With so much talk of organizations adopting big data and analytics initiatives, this would suggest that such initiatives are not delivering – failing in other words. So why do big data initiatives fail? Depending on who you talk to, you will get different answers to this question. From our position as a software development focused company that helps client organizations put big data and cloud-focused initiatives into place here are four factors we would like to highlight.


  1. Disconnect between the data and the systems that use it: Clearly there is no problem with the volume of data. This is flooding into the organization from all sides – every customer interaction or even intent is monitored, logged and made available for analysis.

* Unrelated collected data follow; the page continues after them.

__device__ __forceinline__ uint32_t wave_min_u32(uint32_t v) {
    v = dpp_min_step<0xB1, 0xF>(v);
    v = dpp_min_step<0x4E, 0xF>(v);
    v = dpp_min_step<0x141, 0xF>(v);
    v = dpp_min_step<0x140, 0xF>(v);
    v = dpp_min_step<0x142, 0xA>(v);
    v = dpp_min_step<0x143, 0xC>(v);
    return (uint32_t)__builtin_amdgcn_readlane((int)v, 63);
// ... 612 lines not shown
            if (mine >= 0) s_todo[base + __builtin_popcountll(mask & ((1ull << lane) - 1))] = (uint8_t)c;
            base += __builtin_popcountll(mask);
            if (c < ncand && mine < 0) dcan[c] = (int16_t)((uc0 + c) > 0 ? -1 : 0);
        }
        if (lane == 0) s_ntodo = base;
    }
    __syncthreads();
    const int ntodo = s_ntodo;
    for (int t0 = 4 * wave; t0 < ntodo; t0 += kPerRound) {
        const int t = t0 + grp;
        const bool have = t < ntodo;
        const int c = have ? (int)s_todo[t] : 0;
        const int d = have ? (int)s_fwd[c] : 0;
        const int uc = uc0 + c, u = uc * P.step;
        const int ub = have ? u - d : 5;
        const int t2 = !have ? 0 : kFly ? (int)s_texR[ub - xr0] : (int)texture16(d2[(size_t)v * P.W + ub]);
        const int dd = support_match_rows(R, L, t2, ub, true, have, P, gl);
        const int diff = d > dd ? d - dd : dd - d;
        const int out = (dd >= 0 && diff <= P.lr_threshold) ? d : -1;
        if (have && gl == 0) dcan[c] = (int16_t)out;
    }
}

__device__ bool solve3(double A[3][3], double B[3]) {
    bool used[3] = {false, false, false};
    for (int it = 0; it < 3; it++) {
        double big = 0.0;
        int pr = 0, pc = 0;
        for (int j = 0; j < 3; j++) {
            if (used[j]) continue;
            for (int k = 0; k < 3; k++)
                if (!used[k] && fabs(A[j][k]) >= big) {
                    big = fabs(A[j][k]);
                    pr = j;
                    pc = k;
                }
        }
        used[pc] = true;
        if (pr != pc) {
            for (int l = 0; l < 3; l++) {
                double t = A[pr][l];
                A[pr][l] = A[pc][l];
                A[pc][l] = t;
            }
            double t = B[pr];
            B[pr] = B[pc];
            B[pc] = t;
        }
        if (fabs(A[pc][pc]) < 1e-20) return false;
        const double inv = __ddiv_rn(1.0, A[pc][pc]);
        A[pc][pc] = 1.0;
        for (int l = 0; l < 3; l++) A[pc][l] = __dmul_rn(A[pc][l], inv);
        B[pc] = __dmul_rn(B[pc], inv);
        for (int r = 0; r < 3; r++) {
            if (r == pc) continue;
            const double f = A[r][pc];
            A[r][pc] = 0.0;
            for (int l = 0; l < 3; l++) A[r][l] = __dsub_rn(A[r][l], __dmul_rn(A[pc][l], f));
            B[r] = __dsub_rn(B[r], __dmul_rn(B[pc], f));
        }
    }
    return true;
}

The same is true of data relating to operational efficiency and even the broader ecosystem in which the organization operates. But is the relevant data being collected and is it being channeled for deriving the insights that matter? That apart, we have observed substantial gaps between the maths that the data scientists apply to the data and the software and systems that then have to apply to these mathematical algorithms to derive insights from them the organization can use. A bridge is needed between the science in data and the computing technologies of big data without which the data cannot deliver.
  2. Not designing for business impact: Ironically, many big data and analytics initiatives are doomed to fail even before they start. In these cases, the problem is not in how the initiative is implemented but in rather how it is envisioned. What are the key business questions you want your data to answer for you? What is the business impact you are seeking? Framing and then answering these questions accurately will help you define what data to collect, how to collect it and what treatment to put it through to get those insights. Starting without this end in mind will make your big data initiative a costly experiment of the IT Department in everything but name.
  3. The Technology tangle: In most instances organizations know their business but do not have visibility into the technology landscape. This comes in the way of putting together a coherent and complete solution that turns input into insight. This often prompts inappropriate “fad of the day” technology choices. More than once we have found initiatives running aground because of the technology choice and significant time is expended in trying to prove the technology works, rather than in making the technology work for you. Technology choices are many and we always recommend taking a considered decision keeping your specific business needs, including factors like future scalability and security in mind, and after reasonable trials.
  4. The money shot: In case you had not noticed, big data initiative cost money – sometimes lots of it. Sometimes discussions about big data seem to ignore the fact that apart from the costs associated with the software there are likely to be significant costs in hardware and infrastructure – all that data has to be stored, secured, transmitted and treated somewhere. While using the cloud could reduce this burden (and shift costs from the Capex to the Opex budget) this cost is still not trivial. This apart there are costs associated with the changes the organization will have to make to systems and processes, training costs and even hiring for new skill-sets. This is why big data and analytics initiatives need the sponsorship of the very top management in the organization. How else to get the money and organizational commitment required to pull this off?

Admittedly this list is not complete – our view is obviously coloured by our experiences and there are a whole bunch of other factors that can make or break big data initiatives. We do think though that it is important to stay positive and believe. A Capgemini report from last year showed that only 8% of the managers surveyed said their own big data initiatives were “very successful” and 27% thought their initiatives were “successful”. On our part, we would like to focus on the 60% of managers in that same report who believed that over the next 3 years, big data would change the world, including the industries they themselves were in. For organizations that have similar hopes from their big data initiatives, we would suggest a long hard look at the factors listed here!